TASK PROMPT>
Wherever "transport" appears in a line of the listing, that line should be returned.

EXTRACTED MATERIAL>

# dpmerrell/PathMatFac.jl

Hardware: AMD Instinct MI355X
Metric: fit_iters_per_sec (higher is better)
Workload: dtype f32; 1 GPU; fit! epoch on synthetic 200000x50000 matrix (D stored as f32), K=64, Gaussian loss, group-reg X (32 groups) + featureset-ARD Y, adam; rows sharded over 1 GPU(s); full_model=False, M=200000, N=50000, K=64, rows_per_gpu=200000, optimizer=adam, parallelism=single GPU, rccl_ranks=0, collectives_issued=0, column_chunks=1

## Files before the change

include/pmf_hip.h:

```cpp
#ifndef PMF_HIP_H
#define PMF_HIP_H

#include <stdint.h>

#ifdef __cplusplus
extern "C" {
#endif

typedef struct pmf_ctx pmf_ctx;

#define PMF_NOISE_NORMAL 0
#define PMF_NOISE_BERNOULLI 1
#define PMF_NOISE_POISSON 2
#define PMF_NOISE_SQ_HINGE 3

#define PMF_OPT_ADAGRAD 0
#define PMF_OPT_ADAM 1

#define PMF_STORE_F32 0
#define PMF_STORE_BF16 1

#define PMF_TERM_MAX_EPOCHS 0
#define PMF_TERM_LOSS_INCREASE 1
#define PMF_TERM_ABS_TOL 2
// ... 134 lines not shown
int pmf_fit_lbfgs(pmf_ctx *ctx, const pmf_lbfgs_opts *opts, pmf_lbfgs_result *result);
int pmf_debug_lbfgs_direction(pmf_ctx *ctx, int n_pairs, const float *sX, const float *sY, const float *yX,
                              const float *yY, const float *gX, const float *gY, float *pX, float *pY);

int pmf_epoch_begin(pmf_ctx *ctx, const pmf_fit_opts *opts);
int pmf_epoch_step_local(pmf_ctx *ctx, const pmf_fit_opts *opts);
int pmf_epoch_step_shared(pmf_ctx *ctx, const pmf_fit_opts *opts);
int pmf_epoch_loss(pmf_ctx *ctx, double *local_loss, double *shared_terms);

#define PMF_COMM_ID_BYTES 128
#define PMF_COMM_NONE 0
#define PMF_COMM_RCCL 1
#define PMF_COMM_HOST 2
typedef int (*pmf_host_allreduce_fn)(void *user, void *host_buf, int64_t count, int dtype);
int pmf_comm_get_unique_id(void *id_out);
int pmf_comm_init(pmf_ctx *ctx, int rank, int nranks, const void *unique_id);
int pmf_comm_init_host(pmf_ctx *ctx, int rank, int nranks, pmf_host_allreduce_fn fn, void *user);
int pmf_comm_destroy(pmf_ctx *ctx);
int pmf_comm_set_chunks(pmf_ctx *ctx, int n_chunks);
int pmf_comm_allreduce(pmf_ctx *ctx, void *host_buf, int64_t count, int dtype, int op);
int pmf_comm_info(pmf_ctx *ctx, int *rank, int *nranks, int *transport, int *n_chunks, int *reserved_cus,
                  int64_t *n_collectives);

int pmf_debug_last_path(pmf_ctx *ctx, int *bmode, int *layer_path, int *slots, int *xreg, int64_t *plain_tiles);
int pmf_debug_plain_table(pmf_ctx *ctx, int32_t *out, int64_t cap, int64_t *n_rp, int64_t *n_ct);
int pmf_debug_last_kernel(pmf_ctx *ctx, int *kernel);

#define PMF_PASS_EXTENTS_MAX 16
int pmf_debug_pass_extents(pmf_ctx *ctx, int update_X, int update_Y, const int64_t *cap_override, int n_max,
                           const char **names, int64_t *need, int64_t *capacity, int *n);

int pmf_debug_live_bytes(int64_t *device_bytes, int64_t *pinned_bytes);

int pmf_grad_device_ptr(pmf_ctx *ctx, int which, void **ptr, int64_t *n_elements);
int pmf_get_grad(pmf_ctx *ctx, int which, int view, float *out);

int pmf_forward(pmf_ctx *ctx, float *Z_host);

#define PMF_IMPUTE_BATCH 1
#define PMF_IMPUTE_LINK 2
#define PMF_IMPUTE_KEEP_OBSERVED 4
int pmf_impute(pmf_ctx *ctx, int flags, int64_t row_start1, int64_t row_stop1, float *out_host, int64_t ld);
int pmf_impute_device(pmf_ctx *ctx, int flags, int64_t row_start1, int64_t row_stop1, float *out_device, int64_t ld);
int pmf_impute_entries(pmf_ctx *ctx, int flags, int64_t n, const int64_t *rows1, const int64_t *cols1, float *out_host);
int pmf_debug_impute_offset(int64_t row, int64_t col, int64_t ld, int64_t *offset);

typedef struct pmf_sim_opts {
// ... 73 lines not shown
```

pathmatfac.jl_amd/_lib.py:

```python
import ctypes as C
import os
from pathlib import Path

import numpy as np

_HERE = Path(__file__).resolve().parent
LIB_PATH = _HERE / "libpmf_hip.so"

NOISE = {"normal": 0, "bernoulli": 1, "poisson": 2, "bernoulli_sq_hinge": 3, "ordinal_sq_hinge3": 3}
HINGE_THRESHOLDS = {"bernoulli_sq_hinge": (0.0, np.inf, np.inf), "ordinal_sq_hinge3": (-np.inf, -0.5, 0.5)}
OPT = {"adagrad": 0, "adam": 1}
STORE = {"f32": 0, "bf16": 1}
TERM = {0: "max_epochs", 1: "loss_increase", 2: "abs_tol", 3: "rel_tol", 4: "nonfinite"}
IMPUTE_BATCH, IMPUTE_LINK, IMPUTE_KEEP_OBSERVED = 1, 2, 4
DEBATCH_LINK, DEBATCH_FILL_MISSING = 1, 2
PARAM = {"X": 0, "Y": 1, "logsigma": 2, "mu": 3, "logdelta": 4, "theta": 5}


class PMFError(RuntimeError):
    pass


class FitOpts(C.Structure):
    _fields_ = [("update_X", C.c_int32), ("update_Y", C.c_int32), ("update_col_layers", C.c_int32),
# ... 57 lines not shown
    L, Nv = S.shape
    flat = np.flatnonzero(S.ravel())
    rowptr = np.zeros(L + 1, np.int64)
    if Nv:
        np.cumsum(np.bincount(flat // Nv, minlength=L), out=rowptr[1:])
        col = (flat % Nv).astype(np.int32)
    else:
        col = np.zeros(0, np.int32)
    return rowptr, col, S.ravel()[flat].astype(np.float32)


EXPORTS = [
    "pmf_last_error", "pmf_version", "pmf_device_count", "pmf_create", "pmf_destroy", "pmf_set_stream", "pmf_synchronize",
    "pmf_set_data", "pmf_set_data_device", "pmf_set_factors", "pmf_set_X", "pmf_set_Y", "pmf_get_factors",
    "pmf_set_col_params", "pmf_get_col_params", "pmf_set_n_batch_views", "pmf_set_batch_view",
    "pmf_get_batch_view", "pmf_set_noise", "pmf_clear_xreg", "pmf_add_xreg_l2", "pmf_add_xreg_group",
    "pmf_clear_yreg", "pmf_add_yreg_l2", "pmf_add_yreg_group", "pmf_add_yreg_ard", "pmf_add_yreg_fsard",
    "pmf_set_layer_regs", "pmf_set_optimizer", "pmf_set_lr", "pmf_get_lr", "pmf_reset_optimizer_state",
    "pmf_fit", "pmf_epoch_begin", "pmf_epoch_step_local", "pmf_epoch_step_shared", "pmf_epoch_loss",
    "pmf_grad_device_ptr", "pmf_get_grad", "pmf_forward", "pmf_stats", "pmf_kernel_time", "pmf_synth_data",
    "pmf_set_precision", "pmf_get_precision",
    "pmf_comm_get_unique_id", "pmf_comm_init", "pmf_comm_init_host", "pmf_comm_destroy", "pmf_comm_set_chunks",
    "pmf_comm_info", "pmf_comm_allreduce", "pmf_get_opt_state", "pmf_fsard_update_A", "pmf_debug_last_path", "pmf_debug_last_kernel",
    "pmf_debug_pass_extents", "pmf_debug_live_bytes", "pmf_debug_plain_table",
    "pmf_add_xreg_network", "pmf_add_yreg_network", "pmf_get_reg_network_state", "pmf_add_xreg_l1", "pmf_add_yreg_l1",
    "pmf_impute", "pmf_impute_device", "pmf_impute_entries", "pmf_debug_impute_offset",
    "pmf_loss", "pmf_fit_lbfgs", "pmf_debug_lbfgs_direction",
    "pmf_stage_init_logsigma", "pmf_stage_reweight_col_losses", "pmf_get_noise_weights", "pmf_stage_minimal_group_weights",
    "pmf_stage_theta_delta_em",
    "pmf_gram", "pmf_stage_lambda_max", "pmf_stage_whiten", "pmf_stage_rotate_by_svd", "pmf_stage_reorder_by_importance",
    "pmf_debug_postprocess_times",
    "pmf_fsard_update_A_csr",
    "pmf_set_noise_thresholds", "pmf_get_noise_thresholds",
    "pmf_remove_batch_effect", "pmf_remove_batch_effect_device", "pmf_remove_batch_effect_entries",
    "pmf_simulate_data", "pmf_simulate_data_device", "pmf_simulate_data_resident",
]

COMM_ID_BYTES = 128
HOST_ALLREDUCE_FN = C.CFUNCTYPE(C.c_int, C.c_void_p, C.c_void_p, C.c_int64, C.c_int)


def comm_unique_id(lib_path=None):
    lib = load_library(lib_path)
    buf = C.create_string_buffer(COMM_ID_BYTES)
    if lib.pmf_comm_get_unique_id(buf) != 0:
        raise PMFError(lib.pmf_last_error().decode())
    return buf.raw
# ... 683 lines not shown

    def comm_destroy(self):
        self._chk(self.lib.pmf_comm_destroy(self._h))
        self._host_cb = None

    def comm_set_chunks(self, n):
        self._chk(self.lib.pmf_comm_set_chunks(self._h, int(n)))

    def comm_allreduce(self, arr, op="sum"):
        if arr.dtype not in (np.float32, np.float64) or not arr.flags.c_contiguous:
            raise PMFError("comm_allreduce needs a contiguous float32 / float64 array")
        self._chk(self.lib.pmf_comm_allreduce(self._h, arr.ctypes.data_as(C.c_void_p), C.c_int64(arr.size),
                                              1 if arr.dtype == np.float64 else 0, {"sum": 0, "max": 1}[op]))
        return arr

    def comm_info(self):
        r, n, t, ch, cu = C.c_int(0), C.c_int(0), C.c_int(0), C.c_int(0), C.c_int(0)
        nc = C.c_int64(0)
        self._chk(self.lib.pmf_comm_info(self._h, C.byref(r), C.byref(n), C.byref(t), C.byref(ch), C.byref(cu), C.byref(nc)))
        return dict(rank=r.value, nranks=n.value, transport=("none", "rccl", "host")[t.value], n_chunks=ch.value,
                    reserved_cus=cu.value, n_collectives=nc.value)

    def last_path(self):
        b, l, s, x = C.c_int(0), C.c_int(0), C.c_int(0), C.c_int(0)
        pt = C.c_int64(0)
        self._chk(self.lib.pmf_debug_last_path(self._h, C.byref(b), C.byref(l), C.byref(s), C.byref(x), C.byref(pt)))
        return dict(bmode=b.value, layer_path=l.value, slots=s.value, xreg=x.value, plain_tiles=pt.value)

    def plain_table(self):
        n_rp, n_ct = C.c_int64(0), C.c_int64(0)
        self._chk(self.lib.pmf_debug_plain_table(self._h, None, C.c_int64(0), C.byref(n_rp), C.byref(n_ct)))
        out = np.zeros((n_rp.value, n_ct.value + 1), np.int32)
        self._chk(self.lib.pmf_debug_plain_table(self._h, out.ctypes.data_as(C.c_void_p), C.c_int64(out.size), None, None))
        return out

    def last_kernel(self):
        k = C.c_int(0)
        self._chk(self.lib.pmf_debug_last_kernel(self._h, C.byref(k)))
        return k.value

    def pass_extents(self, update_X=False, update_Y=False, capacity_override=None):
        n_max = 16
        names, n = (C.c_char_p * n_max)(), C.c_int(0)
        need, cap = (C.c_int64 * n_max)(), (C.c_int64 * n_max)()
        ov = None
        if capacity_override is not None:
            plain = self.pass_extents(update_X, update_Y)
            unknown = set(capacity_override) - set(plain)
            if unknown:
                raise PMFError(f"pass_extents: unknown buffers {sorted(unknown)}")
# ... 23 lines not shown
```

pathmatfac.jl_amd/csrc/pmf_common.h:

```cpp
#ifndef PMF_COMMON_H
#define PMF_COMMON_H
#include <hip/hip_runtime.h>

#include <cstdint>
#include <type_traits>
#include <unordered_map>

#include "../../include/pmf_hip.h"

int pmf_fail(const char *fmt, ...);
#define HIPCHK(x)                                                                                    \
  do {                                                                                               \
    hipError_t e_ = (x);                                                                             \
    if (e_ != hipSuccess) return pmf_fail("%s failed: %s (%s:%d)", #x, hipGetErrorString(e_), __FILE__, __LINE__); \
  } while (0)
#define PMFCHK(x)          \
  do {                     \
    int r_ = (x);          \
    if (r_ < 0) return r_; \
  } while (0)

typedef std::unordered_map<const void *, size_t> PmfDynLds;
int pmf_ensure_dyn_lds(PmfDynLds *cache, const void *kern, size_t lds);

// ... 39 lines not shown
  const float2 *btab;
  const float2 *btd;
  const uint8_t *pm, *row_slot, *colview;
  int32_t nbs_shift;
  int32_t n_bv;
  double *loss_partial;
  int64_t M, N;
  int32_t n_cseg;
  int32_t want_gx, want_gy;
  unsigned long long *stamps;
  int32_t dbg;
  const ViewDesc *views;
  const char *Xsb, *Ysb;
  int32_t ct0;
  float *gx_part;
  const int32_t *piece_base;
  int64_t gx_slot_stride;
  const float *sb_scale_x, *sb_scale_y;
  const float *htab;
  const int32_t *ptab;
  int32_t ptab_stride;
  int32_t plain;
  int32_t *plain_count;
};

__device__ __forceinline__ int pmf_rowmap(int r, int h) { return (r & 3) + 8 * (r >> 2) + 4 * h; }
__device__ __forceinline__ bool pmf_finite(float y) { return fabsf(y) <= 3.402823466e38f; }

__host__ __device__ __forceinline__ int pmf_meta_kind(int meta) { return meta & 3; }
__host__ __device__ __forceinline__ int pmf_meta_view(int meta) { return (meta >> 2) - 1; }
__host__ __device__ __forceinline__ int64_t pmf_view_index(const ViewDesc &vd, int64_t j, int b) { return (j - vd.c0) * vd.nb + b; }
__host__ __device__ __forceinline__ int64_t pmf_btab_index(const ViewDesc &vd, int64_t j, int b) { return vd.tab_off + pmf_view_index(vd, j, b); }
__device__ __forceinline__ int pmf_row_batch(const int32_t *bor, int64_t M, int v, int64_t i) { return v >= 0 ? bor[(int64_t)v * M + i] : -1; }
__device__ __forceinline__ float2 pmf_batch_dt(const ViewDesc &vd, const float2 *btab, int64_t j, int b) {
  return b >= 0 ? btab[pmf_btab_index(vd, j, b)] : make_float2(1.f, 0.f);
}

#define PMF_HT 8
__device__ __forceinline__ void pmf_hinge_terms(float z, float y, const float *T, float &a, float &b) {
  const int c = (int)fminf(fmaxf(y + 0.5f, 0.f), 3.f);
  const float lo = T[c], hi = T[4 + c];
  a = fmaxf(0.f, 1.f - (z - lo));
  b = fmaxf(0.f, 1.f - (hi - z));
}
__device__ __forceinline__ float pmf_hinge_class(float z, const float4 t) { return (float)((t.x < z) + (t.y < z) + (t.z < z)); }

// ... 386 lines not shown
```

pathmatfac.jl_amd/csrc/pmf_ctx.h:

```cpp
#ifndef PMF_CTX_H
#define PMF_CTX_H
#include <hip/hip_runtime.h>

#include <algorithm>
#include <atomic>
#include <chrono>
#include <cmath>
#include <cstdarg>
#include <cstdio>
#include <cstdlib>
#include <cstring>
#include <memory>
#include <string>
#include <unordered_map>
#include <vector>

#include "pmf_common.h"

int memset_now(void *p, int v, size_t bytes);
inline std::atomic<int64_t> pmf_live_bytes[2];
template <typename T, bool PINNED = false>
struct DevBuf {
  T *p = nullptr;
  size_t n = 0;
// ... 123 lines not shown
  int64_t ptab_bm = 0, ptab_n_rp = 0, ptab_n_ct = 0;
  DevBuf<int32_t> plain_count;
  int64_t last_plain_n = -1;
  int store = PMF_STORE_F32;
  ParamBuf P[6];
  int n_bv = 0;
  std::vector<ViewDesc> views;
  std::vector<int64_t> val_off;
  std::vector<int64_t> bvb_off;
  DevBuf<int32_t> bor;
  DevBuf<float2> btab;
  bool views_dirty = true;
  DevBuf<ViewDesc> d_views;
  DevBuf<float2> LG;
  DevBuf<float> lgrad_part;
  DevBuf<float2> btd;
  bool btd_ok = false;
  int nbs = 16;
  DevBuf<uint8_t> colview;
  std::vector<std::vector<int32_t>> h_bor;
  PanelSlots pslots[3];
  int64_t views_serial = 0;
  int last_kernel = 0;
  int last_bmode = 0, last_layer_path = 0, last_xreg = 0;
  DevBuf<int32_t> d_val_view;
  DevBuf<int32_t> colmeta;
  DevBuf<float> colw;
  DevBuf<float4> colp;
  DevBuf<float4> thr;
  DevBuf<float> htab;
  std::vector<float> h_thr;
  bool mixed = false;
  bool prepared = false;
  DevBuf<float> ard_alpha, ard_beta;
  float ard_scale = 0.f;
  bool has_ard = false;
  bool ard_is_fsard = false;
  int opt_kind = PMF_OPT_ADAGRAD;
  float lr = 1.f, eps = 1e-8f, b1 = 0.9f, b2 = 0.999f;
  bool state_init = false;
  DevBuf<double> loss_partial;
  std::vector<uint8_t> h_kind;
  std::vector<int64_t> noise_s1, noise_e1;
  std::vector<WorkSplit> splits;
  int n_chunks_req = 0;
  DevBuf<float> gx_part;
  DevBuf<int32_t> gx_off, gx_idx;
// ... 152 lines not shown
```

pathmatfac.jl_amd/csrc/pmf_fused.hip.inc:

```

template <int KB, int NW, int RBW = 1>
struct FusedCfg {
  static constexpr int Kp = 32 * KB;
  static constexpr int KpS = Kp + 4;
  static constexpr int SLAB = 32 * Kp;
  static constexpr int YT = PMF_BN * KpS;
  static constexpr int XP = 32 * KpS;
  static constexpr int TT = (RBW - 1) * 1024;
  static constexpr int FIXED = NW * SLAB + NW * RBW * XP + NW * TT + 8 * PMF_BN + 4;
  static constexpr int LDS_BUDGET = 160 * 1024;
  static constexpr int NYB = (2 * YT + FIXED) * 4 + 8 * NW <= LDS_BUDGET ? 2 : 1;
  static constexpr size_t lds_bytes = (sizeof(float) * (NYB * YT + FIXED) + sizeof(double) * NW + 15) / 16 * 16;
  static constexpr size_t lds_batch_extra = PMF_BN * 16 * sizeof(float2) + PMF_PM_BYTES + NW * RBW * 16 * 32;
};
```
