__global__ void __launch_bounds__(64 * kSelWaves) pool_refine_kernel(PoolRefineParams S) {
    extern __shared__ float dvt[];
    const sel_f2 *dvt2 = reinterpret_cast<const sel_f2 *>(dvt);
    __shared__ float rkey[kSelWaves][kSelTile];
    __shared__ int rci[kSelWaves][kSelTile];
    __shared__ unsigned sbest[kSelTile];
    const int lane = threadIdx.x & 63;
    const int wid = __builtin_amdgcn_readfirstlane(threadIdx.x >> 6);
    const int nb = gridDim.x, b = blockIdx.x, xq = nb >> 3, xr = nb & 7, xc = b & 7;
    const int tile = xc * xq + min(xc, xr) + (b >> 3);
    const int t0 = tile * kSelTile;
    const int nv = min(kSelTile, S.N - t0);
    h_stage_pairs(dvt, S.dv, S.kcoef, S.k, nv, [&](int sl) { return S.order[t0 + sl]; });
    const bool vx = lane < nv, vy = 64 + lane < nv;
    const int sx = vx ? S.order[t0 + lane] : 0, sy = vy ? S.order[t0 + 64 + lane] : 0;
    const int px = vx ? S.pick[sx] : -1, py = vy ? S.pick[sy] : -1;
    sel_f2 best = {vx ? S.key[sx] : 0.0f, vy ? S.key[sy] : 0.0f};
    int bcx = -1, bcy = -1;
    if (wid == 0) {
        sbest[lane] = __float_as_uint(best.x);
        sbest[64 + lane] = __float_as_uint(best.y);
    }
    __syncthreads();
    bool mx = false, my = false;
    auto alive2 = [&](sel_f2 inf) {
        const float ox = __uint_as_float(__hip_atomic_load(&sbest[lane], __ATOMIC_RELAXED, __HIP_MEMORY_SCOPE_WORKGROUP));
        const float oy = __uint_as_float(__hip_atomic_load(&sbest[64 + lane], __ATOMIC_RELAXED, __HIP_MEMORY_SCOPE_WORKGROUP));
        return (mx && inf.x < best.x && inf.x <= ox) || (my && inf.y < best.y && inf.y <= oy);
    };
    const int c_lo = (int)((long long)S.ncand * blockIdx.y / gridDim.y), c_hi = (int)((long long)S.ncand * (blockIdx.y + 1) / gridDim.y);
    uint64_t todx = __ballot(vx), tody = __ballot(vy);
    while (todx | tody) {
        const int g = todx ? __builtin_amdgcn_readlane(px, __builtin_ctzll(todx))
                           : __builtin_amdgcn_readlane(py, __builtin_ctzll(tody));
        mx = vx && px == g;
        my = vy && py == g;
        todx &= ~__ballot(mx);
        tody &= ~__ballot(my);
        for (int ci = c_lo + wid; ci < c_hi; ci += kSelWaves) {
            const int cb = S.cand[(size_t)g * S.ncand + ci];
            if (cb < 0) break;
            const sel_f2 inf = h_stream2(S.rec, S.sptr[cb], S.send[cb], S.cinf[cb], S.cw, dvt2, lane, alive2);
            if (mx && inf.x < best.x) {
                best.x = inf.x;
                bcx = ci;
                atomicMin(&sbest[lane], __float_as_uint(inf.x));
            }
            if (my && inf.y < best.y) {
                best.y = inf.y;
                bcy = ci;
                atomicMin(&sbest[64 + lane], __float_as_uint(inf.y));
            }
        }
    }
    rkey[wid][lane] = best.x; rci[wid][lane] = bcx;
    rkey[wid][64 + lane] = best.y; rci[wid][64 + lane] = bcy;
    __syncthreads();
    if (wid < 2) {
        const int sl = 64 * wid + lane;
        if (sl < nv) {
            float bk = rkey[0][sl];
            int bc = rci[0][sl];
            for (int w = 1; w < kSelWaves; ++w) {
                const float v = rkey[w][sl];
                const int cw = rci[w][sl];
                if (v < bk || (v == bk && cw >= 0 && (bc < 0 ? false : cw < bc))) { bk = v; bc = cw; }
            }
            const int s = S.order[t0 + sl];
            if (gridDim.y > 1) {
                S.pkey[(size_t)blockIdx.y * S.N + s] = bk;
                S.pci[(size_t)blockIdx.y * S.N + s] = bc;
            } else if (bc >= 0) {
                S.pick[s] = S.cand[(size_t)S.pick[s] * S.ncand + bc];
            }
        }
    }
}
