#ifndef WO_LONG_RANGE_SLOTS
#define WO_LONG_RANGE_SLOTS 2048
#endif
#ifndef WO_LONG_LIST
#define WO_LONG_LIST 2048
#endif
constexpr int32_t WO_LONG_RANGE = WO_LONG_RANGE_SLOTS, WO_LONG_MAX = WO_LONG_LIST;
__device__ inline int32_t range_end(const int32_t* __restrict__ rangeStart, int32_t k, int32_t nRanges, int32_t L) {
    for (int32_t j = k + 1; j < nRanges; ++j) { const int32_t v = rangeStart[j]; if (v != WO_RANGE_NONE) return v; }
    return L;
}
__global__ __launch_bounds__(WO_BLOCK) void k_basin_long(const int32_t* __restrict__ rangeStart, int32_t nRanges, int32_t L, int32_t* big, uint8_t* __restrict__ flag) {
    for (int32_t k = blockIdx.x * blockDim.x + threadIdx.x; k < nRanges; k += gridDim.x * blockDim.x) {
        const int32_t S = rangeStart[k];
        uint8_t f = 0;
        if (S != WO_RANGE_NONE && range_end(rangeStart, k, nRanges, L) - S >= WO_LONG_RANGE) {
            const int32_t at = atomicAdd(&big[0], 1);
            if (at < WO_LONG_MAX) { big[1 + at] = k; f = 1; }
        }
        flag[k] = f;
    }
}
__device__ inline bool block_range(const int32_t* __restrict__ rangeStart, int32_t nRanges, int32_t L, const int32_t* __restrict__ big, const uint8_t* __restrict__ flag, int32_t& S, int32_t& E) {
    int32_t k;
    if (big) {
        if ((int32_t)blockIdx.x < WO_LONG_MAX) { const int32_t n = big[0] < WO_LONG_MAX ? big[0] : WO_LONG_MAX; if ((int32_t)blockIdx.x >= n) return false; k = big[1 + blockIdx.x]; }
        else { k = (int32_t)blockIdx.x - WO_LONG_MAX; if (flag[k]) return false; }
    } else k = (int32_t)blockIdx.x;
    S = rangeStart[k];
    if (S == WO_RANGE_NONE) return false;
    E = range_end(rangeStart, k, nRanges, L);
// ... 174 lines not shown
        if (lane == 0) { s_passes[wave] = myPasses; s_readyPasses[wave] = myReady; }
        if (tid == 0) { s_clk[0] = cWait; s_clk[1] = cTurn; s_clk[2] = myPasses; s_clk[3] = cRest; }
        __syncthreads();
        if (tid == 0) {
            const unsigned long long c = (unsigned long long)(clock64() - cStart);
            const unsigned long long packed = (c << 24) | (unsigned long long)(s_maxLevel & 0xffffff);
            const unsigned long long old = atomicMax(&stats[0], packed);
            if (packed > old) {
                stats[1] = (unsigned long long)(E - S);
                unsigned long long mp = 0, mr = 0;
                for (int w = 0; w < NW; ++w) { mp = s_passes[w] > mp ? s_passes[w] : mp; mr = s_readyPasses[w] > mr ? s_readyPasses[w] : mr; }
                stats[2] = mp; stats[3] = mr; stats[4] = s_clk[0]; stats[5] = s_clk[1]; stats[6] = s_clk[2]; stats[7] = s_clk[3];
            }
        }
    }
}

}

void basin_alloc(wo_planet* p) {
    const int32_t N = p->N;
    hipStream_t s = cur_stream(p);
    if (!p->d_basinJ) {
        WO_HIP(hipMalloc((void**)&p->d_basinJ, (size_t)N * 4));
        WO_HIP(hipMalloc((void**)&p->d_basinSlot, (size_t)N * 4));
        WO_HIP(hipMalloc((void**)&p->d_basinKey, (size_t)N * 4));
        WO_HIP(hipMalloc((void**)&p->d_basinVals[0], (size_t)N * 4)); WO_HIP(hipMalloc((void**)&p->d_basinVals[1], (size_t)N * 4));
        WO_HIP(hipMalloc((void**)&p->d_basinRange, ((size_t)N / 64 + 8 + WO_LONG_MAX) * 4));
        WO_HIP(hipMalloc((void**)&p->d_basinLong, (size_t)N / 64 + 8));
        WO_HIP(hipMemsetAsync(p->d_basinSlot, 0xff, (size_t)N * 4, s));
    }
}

EXERCISE RESULT>
int pmf_comm_info(pmf_ctx *ctx, int *rank, int *nranks, int *transport, int *n_chunks, int *reserved_cus,
        return dict(rank=r.value, nranks=n.value, transport=("none", "rccl", "host")[t.value], n_chunks=ch.value,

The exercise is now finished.